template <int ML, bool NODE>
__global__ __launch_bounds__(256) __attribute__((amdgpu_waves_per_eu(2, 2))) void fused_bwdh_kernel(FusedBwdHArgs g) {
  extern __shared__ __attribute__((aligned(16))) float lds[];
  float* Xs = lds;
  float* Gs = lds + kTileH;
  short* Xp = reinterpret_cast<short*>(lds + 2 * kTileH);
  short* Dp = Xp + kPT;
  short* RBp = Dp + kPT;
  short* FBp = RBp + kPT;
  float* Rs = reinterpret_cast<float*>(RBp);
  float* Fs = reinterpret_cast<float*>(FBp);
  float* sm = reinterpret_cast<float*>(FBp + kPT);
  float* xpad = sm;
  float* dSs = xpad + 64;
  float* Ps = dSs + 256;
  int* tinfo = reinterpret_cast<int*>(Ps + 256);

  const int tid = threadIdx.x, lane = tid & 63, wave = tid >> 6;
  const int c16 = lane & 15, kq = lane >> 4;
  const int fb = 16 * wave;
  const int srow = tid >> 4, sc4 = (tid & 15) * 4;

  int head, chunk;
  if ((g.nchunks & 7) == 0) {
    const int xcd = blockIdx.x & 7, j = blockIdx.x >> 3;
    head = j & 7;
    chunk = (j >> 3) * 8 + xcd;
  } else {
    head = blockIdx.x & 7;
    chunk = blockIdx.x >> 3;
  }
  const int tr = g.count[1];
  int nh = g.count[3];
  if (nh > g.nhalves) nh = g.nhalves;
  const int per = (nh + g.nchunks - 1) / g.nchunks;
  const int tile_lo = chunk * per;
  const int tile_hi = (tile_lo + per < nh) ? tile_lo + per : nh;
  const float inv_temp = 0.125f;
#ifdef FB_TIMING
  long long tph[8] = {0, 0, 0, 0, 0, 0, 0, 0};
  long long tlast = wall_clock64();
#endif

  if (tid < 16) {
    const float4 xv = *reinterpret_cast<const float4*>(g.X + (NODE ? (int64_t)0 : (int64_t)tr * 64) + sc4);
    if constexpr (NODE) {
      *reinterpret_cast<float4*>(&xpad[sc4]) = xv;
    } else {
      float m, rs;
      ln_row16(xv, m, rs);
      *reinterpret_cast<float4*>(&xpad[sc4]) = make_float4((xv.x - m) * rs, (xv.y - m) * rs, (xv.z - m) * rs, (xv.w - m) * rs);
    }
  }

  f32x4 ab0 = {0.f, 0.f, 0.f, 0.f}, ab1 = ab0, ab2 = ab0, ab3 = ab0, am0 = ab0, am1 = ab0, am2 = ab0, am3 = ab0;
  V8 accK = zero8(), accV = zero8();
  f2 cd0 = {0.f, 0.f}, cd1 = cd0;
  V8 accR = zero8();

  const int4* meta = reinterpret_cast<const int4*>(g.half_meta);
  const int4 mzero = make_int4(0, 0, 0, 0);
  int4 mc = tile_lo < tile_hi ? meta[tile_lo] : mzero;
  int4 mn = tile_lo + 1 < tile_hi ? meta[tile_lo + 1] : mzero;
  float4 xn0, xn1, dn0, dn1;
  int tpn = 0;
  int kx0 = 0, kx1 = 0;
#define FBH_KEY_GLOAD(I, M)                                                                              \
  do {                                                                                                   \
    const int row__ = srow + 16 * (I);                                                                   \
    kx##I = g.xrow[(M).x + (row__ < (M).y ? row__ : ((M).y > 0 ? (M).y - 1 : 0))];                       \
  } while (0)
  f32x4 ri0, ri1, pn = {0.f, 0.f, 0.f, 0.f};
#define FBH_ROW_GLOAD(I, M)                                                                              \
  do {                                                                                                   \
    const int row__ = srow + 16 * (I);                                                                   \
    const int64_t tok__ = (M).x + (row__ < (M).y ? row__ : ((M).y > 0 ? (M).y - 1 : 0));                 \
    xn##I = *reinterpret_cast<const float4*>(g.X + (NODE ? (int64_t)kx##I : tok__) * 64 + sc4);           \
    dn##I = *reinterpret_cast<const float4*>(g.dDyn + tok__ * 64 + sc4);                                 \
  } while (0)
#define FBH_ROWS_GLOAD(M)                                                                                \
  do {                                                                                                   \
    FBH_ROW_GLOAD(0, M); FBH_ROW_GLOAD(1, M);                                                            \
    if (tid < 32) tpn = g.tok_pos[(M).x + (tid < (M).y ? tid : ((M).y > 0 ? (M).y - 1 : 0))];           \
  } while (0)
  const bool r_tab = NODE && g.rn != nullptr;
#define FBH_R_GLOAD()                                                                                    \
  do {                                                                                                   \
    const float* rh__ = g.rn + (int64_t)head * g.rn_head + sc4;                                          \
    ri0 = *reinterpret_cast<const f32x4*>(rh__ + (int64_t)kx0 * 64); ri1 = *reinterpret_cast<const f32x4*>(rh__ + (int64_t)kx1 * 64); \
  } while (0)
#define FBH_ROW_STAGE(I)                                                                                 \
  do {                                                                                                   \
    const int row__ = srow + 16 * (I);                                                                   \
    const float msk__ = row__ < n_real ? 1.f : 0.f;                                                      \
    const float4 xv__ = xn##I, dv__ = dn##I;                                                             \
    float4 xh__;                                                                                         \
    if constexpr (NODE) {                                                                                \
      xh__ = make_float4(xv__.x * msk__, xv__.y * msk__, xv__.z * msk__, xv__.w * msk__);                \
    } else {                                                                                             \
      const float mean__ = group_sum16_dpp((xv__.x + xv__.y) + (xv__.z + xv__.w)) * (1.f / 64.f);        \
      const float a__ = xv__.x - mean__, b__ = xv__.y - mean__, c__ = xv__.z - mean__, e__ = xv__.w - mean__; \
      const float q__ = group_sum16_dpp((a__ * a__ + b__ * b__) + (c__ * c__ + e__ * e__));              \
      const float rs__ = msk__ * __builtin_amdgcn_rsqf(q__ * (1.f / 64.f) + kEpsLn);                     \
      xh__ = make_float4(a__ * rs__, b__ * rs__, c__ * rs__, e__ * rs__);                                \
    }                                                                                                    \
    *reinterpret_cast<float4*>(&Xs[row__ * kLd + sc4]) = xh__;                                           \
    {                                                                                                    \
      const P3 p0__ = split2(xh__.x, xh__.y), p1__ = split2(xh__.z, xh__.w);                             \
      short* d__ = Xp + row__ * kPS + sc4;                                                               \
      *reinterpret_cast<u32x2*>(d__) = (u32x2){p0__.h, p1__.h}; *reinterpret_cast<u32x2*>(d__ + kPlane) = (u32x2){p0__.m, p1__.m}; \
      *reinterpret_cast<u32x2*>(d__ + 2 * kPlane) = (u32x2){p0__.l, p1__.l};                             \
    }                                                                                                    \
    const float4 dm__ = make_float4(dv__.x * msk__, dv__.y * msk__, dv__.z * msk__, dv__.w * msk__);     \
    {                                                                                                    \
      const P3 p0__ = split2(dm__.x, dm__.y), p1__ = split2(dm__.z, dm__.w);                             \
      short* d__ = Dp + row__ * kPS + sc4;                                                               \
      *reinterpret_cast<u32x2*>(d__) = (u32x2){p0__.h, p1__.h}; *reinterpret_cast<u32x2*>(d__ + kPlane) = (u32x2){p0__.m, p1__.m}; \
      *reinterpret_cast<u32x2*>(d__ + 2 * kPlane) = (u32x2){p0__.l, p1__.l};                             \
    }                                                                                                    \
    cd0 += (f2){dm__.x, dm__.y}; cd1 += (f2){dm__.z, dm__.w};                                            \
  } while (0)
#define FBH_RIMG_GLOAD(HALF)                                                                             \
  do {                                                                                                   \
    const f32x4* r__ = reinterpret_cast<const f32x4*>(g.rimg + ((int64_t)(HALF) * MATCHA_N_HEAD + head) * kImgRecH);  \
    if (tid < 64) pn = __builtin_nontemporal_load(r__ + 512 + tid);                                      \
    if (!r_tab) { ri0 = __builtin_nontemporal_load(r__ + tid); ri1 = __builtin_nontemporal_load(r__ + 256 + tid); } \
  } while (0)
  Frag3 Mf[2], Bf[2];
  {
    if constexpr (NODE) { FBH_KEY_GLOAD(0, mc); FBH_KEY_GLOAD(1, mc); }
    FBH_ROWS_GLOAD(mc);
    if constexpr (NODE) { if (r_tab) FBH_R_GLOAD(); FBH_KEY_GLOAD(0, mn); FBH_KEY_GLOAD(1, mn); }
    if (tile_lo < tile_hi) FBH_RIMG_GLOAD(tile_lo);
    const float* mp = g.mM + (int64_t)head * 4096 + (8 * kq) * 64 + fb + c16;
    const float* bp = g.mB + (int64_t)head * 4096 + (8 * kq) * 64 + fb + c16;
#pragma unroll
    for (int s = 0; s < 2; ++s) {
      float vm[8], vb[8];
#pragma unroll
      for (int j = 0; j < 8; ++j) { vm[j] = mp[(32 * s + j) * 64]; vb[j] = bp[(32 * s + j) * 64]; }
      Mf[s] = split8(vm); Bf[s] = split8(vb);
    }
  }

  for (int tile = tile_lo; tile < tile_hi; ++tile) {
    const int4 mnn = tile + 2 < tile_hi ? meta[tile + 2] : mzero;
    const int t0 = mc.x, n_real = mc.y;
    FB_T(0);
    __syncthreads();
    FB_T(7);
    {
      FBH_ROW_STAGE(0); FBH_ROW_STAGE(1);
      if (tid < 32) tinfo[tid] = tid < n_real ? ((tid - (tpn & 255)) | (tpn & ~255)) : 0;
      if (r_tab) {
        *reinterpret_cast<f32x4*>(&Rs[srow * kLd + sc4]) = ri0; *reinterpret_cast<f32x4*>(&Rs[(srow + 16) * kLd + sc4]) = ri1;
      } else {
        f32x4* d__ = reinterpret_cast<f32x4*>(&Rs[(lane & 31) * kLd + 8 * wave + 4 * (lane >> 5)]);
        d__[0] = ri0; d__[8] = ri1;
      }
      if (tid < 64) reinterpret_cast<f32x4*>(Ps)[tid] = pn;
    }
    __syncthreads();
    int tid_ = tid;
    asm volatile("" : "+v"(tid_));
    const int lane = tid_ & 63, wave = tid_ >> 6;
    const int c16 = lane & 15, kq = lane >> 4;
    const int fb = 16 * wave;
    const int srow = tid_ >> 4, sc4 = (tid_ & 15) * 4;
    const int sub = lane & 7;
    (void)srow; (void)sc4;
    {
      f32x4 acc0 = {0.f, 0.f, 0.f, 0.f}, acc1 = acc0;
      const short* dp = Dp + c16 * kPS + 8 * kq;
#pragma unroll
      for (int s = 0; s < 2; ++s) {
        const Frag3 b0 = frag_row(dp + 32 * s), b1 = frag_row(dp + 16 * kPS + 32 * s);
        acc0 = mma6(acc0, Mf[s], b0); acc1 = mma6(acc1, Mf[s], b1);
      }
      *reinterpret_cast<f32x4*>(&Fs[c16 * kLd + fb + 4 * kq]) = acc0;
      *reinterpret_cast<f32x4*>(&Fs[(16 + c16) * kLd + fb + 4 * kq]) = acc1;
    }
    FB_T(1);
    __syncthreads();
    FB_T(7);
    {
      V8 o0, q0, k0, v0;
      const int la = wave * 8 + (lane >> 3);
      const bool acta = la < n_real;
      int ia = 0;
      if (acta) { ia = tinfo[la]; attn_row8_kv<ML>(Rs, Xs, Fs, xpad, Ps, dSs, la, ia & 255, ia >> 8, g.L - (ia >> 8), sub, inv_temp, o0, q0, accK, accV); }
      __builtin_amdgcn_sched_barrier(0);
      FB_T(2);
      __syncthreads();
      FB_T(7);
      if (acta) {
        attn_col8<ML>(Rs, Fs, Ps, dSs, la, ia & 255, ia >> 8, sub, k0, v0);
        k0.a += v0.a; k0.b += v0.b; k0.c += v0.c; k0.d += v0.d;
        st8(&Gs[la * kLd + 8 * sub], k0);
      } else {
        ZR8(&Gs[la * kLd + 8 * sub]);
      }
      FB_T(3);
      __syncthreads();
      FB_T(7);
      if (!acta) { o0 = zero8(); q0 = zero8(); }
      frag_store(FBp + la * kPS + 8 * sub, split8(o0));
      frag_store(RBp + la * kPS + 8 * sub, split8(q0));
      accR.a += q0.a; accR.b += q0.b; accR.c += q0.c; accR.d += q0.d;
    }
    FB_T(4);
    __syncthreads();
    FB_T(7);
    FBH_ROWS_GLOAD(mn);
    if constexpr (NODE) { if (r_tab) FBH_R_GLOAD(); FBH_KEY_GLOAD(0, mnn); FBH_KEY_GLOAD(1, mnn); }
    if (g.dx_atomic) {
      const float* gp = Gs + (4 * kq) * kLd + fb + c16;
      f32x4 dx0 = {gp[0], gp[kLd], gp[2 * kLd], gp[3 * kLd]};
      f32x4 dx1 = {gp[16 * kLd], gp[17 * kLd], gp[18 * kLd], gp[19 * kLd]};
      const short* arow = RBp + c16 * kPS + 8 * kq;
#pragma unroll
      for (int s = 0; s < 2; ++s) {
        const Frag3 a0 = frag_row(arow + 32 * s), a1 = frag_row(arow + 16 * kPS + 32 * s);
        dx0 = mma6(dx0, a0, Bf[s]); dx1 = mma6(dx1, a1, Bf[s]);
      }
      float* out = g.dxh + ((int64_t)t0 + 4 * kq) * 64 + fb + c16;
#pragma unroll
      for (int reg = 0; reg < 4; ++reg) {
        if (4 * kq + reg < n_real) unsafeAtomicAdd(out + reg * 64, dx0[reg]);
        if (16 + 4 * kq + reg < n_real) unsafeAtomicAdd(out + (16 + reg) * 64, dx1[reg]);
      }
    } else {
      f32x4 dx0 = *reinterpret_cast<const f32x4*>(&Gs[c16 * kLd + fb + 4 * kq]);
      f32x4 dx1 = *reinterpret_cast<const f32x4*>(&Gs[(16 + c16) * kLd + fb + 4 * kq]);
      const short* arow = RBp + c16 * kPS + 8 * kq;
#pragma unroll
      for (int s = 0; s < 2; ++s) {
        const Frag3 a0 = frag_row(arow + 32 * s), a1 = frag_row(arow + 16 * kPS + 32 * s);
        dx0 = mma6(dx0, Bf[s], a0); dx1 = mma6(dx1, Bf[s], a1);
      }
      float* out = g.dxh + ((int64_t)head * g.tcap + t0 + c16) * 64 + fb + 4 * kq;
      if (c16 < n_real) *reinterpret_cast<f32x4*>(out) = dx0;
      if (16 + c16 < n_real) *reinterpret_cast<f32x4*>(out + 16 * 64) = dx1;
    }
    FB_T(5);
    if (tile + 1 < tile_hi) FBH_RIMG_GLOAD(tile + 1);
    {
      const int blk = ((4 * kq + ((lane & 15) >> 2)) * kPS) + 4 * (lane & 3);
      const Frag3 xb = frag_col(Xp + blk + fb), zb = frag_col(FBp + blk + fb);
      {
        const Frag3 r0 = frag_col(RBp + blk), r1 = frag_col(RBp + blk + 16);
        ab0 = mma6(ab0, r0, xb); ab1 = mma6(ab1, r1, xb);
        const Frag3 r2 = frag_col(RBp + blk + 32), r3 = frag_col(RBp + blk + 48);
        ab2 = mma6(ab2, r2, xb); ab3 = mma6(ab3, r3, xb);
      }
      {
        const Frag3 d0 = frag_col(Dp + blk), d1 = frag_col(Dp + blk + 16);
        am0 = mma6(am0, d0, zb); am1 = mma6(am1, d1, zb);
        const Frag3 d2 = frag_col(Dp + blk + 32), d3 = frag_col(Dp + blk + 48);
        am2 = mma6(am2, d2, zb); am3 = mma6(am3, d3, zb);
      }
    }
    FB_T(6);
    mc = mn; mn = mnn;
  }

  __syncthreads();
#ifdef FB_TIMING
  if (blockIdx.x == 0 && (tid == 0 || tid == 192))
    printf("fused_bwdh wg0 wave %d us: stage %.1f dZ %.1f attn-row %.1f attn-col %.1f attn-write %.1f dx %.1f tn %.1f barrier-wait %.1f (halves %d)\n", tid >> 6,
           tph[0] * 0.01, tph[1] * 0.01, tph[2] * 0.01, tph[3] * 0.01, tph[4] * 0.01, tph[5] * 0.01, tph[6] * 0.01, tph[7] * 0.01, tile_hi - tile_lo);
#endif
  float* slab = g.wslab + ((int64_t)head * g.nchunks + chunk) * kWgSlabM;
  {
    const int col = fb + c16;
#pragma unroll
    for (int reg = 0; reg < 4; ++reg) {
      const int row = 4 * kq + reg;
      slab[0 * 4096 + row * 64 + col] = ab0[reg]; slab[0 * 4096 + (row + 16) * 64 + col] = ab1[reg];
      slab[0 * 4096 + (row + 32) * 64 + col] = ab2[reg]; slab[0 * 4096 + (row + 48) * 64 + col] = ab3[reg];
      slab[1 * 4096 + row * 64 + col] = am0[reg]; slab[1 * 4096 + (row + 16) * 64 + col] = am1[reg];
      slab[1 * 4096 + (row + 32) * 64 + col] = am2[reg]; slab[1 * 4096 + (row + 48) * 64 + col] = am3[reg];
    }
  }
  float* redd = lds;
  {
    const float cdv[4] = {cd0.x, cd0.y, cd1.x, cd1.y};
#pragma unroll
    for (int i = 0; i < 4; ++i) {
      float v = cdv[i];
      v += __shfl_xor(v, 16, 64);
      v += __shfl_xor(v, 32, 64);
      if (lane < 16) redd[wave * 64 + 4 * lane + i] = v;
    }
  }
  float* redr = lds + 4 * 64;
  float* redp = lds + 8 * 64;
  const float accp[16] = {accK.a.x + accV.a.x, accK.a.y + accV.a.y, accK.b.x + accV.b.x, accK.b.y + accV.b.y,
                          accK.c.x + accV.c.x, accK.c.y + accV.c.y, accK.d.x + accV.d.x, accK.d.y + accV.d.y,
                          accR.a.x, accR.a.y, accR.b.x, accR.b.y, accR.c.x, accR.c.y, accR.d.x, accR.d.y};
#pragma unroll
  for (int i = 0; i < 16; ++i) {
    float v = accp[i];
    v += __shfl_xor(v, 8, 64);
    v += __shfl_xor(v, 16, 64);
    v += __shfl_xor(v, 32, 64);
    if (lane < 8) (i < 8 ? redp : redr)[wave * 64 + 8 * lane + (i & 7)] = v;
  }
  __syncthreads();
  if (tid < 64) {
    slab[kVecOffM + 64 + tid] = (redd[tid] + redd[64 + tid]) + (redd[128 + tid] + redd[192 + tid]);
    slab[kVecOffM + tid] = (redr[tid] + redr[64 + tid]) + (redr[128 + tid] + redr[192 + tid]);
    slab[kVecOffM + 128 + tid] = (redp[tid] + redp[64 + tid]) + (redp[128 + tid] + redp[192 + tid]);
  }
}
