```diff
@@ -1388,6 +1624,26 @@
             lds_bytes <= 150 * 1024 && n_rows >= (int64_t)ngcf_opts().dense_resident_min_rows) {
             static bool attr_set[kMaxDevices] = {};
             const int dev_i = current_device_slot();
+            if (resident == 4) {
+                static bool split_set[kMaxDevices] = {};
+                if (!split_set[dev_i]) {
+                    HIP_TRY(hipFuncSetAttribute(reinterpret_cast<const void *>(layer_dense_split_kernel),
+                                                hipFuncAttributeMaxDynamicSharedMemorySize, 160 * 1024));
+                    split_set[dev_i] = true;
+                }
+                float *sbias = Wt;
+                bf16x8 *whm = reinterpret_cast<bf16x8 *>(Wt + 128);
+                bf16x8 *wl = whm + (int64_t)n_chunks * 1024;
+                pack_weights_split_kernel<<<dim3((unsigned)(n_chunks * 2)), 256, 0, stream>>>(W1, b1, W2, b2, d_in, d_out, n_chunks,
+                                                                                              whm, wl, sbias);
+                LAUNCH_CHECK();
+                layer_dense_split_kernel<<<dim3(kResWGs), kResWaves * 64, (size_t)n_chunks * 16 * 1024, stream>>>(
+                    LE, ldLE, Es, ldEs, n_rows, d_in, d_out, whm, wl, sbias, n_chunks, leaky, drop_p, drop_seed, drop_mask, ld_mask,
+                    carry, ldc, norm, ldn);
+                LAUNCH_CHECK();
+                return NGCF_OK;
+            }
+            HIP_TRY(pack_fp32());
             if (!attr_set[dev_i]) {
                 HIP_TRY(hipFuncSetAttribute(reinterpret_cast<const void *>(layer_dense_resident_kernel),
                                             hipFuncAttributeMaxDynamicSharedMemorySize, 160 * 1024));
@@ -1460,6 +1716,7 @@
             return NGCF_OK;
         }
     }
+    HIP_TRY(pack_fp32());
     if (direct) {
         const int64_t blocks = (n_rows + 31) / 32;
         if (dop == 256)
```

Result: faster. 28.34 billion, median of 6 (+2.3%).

--

### PROBLEM TO SOLVE
Check the data for the word "hipFuncAttributeMaxDynamicSharedMemorySize" and pull out the lines that have it.

### TASK ANSWER
+                                                hipFuncAttributeMaxDynamicSharedMemorySize, 160 * 1024));
                                             hipFuncAttributeMaxDynamicSharedMemorySize, 160 * 1024));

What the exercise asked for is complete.